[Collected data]
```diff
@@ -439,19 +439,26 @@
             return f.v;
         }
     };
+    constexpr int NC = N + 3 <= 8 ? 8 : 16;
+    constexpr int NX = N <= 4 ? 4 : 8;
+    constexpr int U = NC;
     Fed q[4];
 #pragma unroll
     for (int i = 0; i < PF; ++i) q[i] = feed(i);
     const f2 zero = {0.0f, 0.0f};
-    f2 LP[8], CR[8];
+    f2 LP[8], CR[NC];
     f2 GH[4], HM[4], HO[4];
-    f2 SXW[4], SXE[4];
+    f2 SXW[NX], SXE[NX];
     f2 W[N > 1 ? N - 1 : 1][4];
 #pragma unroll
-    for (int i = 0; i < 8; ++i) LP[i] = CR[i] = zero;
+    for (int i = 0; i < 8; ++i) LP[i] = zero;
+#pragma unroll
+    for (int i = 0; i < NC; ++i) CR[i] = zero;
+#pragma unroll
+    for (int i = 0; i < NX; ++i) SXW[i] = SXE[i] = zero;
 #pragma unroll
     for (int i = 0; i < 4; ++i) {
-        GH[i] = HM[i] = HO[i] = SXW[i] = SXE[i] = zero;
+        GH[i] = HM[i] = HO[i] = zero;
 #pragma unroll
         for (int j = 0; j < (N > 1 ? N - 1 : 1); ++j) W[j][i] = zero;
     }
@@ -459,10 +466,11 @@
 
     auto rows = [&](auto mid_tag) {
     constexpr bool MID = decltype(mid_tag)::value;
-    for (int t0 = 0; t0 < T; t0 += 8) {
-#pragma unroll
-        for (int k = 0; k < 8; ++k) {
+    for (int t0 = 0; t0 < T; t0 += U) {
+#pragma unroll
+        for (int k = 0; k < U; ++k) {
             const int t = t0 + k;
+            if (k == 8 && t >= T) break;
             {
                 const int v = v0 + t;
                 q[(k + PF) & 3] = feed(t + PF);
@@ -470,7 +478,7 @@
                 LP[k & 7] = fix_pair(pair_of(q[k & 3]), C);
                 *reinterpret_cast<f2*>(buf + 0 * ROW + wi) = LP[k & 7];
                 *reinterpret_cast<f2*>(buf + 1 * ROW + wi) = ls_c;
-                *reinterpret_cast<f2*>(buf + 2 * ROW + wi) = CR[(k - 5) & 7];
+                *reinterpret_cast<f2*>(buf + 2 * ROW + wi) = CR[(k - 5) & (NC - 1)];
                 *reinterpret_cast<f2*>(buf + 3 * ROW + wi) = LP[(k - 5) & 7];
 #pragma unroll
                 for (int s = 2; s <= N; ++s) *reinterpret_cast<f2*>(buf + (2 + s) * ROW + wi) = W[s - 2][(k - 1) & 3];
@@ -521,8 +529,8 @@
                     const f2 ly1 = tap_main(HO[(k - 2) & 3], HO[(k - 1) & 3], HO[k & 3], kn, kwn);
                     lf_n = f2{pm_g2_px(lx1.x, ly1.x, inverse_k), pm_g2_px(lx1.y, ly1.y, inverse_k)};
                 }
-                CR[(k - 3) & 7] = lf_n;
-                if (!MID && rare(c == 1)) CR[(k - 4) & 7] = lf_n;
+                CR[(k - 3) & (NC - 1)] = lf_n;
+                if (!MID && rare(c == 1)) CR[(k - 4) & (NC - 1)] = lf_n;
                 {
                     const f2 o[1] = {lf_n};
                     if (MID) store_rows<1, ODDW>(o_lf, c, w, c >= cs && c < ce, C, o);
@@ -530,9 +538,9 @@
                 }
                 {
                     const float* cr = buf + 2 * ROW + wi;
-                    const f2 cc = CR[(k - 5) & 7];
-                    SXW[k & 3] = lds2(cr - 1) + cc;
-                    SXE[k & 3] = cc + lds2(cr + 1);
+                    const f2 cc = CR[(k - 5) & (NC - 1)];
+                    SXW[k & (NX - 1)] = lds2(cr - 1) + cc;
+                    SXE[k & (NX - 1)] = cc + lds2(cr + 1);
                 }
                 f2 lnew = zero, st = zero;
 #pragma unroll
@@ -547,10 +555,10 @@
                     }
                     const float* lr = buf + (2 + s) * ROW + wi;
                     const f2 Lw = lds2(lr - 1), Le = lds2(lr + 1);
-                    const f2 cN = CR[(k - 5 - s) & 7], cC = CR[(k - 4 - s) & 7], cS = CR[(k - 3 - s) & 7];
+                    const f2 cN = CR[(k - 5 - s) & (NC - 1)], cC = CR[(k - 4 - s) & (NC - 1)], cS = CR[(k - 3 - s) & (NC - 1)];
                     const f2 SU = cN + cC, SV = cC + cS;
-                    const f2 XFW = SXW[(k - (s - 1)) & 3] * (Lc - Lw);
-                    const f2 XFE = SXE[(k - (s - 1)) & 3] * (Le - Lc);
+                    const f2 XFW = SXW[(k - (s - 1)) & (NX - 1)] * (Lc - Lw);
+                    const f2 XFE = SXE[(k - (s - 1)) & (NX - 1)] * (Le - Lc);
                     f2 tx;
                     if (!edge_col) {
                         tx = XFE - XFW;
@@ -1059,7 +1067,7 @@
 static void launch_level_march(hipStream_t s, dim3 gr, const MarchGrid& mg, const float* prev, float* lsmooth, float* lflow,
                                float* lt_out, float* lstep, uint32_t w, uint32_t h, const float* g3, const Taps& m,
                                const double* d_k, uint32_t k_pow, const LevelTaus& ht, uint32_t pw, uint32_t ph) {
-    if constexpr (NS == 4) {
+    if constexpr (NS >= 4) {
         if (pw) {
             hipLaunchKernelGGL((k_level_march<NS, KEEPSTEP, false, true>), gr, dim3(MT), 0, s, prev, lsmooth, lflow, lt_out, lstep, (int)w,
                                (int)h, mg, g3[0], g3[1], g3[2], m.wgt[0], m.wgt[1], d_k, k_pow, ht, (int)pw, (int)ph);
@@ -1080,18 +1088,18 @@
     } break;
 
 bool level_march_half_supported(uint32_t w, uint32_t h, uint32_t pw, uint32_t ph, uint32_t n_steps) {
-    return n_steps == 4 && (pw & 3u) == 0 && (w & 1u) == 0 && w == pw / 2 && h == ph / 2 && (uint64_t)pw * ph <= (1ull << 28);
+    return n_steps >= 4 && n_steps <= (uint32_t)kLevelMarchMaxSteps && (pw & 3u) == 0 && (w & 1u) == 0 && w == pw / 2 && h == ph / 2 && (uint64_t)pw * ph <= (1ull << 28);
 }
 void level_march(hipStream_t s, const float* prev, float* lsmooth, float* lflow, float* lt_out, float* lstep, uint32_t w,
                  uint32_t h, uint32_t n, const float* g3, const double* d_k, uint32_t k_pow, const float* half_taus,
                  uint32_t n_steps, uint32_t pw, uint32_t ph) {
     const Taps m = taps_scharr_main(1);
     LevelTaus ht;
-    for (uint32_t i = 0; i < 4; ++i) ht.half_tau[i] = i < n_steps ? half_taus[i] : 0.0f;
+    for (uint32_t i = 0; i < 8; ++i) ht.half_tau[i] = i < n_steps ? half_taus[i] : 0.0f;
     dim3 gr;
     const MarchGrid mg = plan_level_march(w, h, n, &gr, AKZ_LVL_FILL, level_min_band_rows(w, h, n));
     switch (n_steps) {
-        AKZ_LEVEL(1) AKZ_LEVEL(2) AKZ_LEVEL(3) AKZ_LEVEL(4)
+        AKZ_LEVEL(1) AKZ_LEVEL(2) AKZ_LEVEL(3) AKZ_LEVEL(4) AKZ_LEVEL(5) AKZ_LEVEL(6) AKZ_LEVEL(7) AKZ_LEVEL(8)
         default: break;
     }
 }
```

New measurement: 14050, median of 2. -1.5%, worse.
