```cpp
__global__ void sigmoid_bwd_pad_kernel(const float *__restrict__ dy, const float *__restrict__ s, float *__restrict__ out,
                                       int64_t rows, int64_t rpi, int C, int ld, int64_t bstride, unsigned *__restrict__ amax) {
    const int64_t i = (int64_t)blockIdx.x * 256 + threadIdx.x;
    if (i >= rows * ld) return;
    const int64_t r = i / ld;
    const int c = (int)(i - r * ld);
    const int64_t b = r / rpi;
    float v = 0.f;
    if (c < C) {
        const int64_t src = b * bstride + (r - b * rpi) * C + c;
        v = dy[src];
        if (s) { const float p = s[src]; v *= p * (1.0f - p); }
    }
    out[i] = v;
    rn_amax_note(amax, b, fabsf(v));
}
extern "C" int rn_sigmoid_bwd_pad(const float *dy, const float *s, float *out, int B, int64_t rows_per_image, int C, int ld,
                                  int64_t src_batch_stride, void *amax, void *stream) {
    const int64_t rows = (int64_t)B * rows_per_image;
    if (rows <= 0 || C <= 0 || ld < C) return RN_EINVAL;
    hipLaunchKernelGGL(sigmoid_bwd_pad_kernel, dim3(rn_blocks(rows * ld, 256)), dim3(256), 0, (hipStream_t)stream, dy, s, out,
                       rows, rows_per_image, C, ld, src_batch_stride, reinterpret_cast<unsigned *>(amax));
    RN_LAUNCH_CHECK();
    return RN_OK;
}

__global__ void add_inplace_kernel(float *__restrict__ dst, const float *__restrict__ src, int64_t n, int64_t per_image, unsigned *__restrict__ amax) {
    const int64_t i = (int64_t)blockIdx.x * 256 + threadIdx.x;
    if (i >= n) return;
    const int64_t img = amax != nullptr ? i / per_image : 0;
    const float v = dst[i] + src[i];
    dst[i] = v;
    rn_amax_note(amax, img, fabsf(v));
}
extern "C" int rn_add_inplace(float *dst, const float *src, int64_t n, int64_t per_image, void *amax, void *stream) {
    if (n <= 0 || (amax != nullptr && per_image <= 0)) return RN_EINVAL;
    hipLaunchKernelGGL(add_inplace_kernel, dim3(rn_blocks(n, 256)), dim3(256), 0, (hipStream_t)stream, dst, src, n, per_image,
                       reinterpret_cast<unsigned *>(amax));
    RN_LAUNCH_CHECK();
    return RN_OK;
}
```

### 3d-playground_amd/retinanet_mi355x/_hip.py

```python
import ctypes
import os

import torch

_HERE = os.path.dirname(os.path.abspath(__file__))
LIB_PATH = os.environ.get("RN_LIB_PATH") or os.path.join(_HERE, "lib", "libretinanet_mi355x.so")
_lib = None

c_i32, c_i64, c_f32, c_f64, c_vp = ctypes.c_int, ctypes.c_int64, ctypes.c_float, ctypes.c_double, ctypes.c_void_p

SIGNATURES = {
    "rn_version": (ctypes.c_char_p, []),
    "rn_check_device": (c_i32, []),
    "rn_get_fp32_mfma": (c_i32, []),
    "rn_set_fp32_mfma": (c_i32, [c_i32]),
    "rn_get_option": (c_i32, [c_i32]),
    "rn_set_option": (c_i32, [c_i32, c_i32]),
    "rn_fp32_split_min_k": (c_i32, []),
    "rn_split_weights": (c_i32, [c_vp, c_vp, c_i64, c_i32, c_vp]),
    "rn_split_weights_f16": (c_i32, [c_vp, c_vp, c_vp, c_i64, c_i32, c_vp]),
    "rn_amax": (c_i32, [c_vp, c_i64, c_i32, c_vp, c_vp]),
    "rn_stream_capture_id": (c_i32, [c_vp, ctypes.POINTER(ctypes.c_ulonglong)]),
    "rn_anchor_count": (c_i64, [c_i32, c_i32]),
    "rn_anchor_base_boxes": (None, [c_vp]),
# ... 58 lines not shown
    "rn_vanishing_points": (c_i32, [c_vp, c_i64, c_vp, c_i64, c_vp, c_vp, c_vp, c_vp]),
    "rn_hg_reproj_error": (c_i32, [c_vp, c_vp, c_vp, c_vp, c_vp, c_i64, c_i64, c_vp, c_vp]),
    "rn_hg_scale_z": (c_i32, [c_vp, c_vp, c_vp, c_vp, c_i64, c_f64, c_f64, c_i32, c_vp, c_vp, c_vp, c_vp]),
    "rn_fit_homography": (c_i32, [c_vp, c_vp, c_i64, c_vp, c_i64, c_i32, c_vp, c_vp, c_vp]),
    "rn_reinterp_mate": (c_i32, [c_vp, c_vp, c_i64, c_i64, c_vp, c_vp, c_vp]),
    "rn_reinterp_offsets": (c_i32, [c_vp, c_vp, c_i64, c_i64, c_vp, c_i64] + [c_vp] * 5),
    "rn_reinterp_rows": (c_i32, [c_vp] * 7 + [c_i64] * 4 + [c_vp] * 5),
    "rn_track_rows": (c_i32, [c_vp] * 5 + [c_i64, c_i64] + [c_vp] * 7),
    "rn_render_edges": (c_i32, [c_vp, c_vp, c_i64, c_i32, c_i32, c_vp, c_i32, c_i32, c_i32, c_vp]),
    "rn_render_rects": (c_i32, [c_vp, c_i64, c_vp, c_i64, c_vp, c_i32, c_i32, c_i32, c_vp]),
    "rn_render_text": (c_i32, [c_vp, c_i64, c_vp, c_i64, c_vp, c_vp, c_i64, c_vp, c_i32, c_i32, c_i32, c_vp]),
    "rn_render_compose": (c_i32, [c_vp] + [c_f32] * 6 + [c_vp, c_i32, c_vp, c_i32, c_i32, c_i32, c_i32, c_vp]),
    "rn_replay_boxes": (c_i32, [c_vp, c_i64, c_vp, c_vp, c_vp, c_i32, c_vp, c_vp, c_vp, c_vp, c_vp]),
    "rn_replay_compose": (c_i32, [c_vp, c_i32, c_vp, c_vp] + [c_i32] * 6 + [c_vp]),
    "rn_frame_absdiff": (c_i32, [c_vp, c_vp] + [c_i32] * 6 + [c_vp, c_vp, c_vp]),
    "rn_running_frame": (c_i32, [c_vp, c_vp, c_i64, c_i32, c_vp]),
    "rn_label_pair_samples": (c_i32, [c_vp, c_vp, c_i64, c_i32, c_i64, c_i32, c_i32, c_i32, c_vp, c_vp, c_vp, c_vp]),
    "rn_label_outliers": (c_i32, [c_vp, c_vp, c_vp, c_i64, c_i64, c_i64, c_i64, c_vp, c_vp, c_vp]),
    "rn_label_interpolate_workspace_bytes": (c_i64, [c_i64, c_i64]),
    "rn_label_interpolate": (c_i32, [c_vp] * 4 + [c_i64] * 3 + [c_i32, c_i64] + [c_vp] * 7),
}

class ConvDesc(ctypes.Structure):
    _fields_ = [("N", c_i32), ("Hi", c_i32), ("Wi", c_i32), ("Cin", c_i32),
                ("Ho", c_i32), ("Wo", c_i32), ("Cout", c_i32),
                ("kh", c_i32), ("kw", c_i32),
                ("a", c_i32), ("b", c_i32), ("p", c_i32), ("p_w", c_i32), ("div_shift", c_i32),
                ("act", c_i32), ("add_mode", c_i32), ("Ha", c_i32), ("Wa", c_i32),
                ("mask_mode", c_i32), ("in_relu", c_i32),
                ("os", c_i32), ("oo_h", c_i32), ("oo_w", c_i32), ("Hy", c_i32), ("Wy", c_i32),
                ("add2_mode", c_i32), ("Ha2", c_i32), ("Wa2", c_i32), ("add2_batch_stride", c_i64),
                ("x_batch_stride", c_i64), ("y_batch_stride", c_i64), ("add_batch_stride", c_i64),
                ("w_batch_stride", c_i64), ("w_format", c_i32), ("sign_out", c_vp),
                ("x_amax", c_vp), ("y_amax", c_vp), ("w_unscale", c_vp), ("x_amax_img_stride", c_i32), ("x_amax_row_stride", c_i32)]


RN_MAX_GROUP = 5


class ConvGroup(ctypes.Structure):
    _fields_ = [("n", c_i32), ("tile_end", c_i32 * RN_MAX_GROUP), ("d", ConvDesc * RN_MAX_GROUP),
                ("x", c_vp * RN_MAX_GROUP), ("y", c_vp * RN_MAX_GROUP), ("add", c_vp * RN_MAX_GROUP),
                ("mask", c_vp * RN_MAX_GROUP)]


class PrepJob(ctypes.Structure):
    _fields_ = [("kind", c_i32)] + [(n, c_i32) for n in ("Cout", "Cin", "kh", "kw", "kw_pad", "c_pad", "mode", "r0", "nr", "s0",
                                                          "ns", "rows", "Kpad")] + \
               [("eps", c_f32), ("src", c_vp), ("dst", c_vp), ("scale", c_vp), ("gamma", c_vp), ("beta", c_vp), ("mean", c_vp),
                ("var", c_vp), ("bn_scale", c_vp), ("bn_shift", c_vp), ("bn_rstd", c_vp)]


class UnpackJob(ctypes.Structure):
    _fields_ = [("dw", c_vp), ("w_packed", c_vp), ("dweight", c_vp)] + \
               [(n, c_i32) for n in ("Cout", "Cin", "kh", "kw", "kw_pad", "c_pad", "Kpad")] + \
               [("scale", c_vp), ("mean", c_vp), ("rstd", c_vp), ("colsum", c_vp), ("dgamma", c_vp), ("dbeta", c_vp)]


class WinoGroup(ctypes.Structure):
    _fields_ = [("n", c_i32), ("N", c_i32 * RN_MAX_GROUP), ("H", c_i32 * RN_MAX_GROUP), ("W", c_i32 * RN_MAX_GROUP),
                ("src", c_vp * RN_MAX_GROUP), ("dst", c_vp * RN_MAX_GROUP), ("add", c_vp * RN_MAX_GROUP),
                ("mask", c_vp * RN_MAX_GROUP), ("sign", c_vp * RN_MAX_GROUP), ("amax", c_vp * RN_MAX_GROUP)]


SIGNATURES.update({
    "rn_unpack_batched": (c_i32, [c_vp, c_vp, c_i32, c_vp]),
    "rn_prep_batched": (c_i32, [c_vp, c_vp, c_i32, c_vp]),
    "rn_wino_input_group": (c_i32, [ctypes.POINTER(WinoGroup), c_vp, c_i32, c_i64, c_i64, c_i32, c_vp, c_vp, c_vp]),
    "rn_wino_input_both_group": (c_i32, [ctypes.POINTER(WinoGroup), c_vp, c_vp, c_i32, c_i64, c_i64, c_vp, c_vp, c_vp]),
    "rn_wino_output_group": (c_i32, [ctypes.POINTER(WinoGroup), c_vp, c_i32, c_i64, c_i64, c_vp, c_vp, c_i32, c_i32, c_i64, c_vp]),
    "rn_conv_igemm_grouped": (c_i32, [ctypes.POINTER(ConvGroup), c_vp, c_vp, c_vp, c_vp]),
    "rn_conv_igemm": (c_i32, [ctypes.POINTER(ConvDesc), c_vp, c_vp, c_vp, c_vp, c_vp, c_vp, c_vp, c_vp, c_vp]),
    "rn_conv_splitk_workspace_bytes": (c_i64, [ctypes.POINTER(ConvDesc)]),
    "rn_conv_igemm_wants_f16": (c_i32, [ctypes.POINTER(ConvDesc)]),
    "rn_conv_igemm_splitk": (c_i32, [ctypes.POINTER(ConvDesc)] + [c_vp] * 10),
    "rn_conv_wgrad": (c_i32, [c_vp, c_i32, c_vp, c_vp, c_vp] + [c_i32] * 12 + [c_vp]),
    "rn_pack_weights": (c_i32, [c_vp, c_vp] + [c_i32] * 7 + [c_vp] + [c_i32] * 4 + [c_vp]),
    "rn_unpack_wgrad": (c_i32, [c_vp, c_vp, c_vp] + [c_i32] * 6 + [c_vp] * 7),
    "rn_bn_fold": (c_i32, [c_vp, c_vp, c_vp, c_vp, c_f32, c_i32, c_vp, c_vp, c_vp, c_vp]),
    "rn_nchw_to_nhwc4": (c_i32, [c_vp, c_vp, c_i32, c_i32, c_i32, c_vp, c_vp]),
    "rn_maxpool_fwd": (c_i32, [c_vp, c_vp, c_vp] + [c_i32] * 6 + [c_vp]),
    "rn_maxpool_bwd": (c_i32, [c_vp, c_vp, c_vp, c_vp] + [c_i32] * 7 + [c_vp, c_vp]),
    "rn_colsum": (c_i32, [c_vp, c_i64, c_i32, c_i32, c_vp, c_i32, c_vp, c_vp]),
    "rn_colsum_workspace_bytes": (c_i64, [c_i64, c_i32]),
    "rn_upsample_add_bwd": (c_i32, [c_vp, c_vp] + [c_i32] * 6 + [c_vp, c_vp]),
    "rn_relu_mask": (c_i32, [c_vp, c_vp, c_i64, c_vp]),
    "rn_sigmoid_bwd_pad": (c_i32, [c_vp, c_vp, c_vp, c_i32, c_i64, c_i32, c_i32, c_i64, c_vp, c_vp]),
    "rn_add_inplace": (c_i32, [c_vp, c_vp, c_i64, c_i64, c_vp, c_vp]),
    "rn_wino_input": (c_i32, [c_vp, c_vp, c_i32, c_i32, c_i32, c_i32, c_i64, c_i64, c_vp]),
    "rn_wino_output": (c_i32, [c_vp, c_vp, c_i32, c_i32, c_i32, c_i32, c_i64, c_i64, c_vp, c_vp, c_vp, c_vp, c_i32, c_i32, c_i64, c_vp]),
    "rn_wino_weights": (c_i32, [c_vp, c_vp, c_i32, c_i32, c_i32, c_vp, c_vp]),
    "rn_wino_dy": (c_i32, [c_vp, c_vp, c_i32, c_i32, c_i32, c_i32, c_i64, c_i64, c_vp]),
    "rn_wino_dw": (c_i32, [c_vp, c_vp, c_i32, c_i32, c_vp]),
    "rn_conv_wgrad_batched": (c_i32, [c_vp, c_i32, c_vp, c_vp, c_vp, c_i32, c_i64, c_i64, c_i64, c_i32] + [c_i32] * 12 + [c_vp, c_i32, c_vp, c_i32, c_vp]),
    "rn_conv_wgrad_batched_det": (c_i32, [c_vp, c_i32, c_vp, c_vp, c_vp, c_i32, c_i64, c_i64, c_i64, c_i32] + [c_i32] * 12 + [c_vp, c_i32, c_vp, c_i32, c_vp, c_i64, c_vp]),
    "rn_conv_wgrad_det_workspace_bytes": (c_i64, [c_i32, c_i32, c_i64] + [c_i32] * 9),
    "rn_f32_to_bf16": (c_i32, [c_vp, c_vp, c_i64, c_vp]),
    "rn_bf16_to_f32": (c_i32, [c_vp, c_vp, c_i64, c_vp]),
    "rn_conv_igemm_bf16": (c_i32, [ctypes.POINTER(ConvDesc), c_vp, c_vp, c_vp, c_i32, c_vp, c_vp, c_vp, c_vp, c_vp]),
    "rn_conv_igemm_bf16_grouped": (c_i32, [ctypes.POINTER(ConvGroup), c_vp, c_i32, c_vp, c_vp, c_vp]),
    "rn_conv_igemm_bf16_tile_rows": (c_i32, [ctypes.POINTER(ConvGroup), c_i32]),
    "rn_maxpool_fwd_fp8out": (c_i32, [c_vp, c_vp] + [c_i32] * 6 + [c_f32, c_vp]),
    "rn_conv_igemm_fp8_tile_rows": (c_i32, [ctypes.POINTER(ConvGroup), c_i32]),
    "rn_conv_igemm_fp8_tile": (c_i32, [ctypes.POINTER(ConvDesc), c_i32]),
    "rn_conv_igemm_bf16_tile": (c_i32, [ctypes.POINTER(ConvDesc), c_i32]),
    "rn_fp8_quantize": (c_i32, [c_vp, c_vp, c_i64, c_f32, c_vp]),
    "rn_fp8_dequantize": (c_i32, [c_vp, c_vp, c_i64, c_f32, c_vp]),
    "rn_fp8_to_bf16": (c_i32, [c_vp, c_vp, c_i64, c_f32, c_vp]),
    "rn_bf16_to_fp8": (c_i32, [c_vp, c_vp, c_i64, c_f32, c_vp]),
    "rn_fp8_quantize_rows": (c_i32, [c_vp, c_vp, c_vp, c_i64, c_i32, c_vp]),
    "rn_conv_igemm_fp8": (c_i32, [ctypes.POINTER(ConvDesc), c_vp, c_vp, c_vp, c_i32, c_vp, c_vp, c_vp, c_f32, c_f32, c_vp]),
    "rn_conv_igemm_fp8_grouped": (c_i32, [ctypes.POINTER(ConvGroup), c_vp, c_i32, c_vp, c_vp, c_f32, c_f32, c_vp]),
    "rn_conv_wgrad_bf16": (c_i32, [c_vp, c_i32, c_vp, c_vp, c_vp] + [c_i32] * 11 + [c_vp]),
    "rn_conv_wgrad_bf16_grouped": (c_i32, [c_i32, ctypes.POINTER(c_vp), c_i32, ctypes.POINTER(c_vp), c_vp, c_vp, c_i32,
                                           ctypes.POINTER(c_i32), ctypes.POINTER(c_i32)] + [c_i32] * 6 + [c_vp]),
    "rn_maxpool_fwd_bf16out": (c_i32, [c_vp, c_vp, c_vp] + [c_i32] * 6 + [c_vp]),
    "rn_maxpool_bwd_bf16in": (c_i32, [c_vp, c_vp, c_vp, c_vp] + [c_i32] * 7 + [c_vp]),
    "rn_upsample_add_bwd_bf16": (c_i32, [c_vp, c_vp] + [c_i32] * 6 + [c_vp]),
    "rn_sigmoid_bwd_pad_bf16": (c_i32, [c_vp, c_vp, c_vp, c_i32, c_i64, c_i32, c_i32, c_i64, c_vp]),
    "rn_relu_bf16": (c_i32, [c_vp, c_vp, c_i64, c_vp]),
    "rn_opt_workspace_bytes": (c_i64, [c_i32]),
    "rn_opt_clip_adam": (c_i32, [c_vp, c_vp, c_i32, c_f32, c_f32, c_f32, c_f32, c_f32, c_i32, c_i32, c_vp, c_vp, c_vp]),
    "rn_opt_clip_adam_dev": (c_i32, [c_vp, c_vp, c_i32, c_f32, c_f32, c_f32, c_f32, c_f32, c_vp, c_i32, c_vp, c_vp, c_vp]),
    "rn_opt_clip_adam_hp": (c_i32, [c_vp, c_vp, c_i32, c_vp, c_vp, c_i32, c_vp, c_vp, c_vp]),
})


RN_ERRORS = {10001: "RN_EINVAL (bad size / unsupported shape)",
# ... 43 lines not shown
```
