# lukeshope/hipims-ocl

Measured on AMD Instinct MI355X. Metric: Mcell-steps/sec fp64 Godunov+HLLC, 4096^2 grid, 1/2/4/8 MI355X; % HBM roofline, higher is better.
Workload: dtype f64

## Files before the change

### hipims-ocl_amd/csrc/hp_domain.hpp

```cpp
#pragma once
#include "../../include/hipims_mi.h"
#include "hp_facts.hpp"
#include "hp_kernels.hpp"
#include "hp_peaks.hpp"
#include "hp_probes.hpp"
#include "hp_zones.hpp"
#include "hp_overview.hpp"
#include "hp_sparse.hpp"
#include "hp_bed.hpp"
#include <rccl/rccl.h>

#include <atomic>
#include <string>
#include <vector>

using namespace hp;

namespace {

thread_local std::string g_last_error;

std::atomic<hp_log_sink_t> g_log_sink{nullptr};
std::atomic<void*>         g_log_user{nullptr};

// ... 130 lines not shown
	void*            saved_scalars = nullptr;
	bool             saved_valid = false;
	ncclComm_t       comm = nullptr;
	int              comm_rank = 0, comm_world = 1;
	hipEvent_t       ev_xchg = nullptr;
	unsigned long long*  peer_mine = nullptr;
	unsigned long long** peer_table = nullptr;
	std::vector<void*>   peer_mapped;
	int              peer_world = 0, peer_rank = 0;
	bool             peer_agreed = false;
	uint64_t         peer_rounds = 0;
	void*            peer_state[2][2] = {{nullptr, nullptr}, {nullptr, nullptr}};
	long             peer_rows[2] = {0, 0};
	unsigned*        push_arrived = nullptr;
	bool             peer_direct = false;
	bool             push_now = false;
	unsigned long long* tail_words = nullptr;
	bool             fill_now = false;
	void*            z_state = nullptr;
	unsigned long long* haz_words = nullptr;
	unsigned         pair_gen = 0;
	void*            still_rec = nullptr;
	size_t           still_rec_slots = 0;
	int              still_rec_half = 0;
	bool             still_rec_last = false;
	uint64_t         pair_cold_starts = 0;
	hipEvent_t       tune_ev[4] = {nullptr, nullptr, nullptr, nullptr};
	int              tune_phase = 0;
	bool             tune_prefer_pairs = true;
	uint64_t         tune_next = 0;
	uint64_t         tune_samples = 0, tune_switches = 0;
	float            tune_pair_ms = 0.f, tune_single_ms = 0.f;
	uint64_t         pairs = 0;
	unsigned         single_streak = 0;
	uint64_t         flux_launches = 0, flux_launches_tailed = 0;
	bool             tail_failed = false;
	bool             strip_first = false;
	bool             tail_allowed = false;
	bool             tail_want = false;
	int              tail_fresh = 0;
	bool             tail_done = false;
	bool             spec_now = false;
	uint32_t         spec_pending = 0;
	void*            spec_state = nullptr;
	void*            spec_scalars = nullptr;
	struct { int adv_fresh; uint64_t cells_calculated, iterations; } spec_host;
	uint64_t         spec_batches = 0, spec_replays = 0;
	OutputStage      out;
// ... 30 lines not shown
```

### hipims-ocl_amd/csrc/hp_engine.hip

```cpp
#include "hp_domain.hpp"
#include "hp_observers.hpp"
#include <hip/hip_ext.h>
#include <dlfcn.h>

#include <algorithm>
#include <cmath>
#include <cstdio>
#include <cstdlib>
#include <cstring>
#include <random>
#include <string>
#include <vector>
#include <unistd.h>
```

**ACTION ITEM**
For this exercise, find all lines in the records containing the word "lflow" and copy them.

**RESPONSE FOR THIS EXERCISE**
 static void launch_level_march(hipStream_t s, dim3 gr, const MarchGrid& mg, const float* prev, float* lsmooth, float* lflow,
             hipLaunchKernelGGL((k_level_march<NS, KEEPSTEP, false, true>), gr, dim3(MT), 0, s, prev, lsmooth, lflow, lt_out, lstep, (int)w,
 void level_march(hipStream_t s, const float* prev, float* lsmooth, float* lflow, float* lt_out, float* lstep, uint32_t w,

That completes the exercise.